= List of proposed voivodeships of Poland =

The list of proposed voivodeships (provinces) of Poland. In Polish politics, a possible future voivodeship is referred to as 17th voivodeship (Polish: 17. województwo), in regard to 16 currently existing voivodeships.

== Proposed voivodeships ==
- Częstochowa Voivodeship (also known as the Jurassic Voivodeship), a voivodeship in the South-East part of the country, proposed to be created out parts of Świętokrzyskie, Łódź, and Silesian Voivodeships. Częstochowa is proposed to be its capital.
- Middle Poland Voivodeship (also known as the Eastern Greater Poland Voivodeship), a voivodeship in the Central-East part of the country, proposed to be created out parts of Greater Poland and Łódź Voivodeships. Kalisz is proposed to be the capital.
- Middle Pomeranian Voivodeship, a voivodeship in North West part of the country, proposed to be created out of parts of West Pomeranian, Pomeranian, Greater Poland Voivodeships, with borders similar to former Koszalin Voivodeship, that existed from 1950 to 1975. Koszalin is proposed to be the seat of the marchal of voivodeship, and Słupsk to be the seat of the voivodeship sejmik.
- Old Poland Voivodeship, a voivodeship proposed during the works on the 1999 Poland Administrative Division Reform, that haven't been included in the final version. It was planned to be in place of the Świętokrzyskie Voivodeship, and parts of Łódź, and Silesian Voivodeships. Częstochowa was proposed to the seat of voivode, and Kielce to be the seat of the voivodeship sejmik.
- Warsaw Voivodeship (also known as Warsaw), a voivodeship the Central-East part of the country, proposed to be formed from the Polish capital city of Warsaw in Masovian Voivodeship, and possibly, the surrounding counties. Warsaw is proposed to be its capital.
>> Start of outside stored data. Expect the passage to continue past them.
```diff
+    case 6:  rmd_eval_body<2, 0, MODE>(P, shm, sMip); break;  case 7:  rmd_eval_body<2, 1, MODE>(P, shm, sMip); break;  case 8:  rmd_eval_body<2, 2, MODE>(P, shm, sMip); break;
+    case 9:  rmd_eval_body<3, 0, MODE>(P, shm, sMip); break;  case 10: rmd_eval_body<3, 1, MODE>(P, shm, sMip); break;  case 11: rmd_eval_body<3, 2, MODE>(P, shm, sMip); break;
+    case 12: rmd_eval_body<4, 0, MODE>(P, shm, sMip); break;  case 13: rmd_eval_body<4, 1, MODE>(P, shm, sMip); break;  case 14: rmd_eval_body<4, 2, MODE>(P, shm, sMip); break;
+    case 15: rmd_eval_body<5, 0, MODE>(P, shm, sMip); break;  case 16: rmd_eval_body<5, 1, MODE>(P, shm, sMip); break;  case 17: rmd_eval_body<5, 2, MODE>(P, shm, sMip); break;
   }
 }
 
diff --git a/vvc_intra_b200/csrc/vvcb_romfill.h b/vvc_intra_b200/csrc/vvcb_romfill.h
--- a/vvc_intra_b200/csrc/vvcb_romfill.h
+++ b/vvc_intra_b200/csrc/vvcb_romfill.h
@@ -1,4 +1,5 @@
 #pragma once
+#include <stdlib.h>
 #include <string.h>
 #include "vvcb_core.cuh"
 #include "vvc_rom_tables.h"
@@ -25,12 +26,23 @@
           if (p.is_ver * 3 + cls == key) r.angOrder[lw - 2][lh - 2][n++] = (uint8_t)m;
         }
     }
-  memcpy(r.mip4, kMipMatrix4x4, sizeof(r.mip4));
-  memcpy(r.mip8, kMipMatrix8x8, sizeof(r.mip8));
-  memcpy(r.mip16, kMipMatrix16x16, sizeof(r.mip16));
-  memcpy(r.mipOff4, kMipOffset4x4, 18); memcpy(r.mipSh4, kMipShift4x4, 18);
-  memcpy(r.mipOff8, kMipOffset8x8, 10); memcpy(r.mipSh8, kMipShift8x8, 10);
-  memcpy(r.mipOff16, kMipOffset16x16, 6); memcpy(r.mipSh16, kMipShift16x16, 6);
+  static const uint8_t* const mat[3] = { kMipMatrix4x4, kMipMatrix8x8, kMipMatrix16x16 };
+  static const uint8_t* const off[3] = { kMipOffset4x4, kMipOffset8x8, kMipOffset16x16 };
+  static const uint8_t* const sh[3] = { kMipShift4x4, kMipShift8x8, kMipShift16x16 };
+  static const int modes[3] = { 18, 10, 6 }, rows[3] = { 16, 16, 64 }, cols[3] = { 4, 8, 7 };
+  for (int f = 0; f < 3; f++)
+    for (int m = 0; m < modes[f]; m++) {
+      uint32_t* dst = r.mip + mip_family_base(f) + m * mip_mode_words(f);
+      const int rowWords = f ? 2 : 1;
+      for (int y = 0; y < rows[f]; y++)
+        for (int c = 0; c < cols[f]; c++) {
+          const uint8_t wgt = mat[f][(m * rows[f] + y) * cols[f] + c];
+          if (wgt > 127) abort();
+          const int k = c + (f == 2 ? 1 : 0);
+          dst[y * rowWords + (k >> 2)] |= (uint32_t)wgt << (8 * (k & 3));
+        }
+      dst[rows[f] * rowWords] = (uint32_t)sh[f][m] | ((uint32_t)off[f][m] << 8);
+    }
 }
 
 }
```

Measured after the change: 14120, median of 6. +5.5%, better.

== Historical propositions ==
- Sandomierz Voivodeship, a proposed voivodeship of the Second Polish Republic, planned to be created in 1939. Its creation was stopped by the World War II and German occupation of Poland.

== Other propositions and term usage ==
=== Electoral district ===
In 2008, Helsinki Foundation for Human Rights proposed the creation of an overseas electoral district for Polish citizens voting from abroad. The mandate was referred to as the Abroad district (Polish: Okręg Zagranica) and, the 17th voivodeship (Polish: 17. województwo). It was planned to have its own representation in the Parliament of Poland, to represent the interest of the Polish citizens that live abroad. An additional reason for its creation was that, at the time, the votes from abroad, were counted as given in Warsaw I electoral district, which consists of Warsaw, the capital city of Poland, which resulted in untruthful statistical data.

=== Iraq ===
Polish zone in Iraq that existed from 2003 to 2008, during the Iraq War was sometimes colloquially referred to in media as the Iraqi Voivodeship (Polish: województwo irackie) and the 17th voivodeship (Polish: 17. województwo).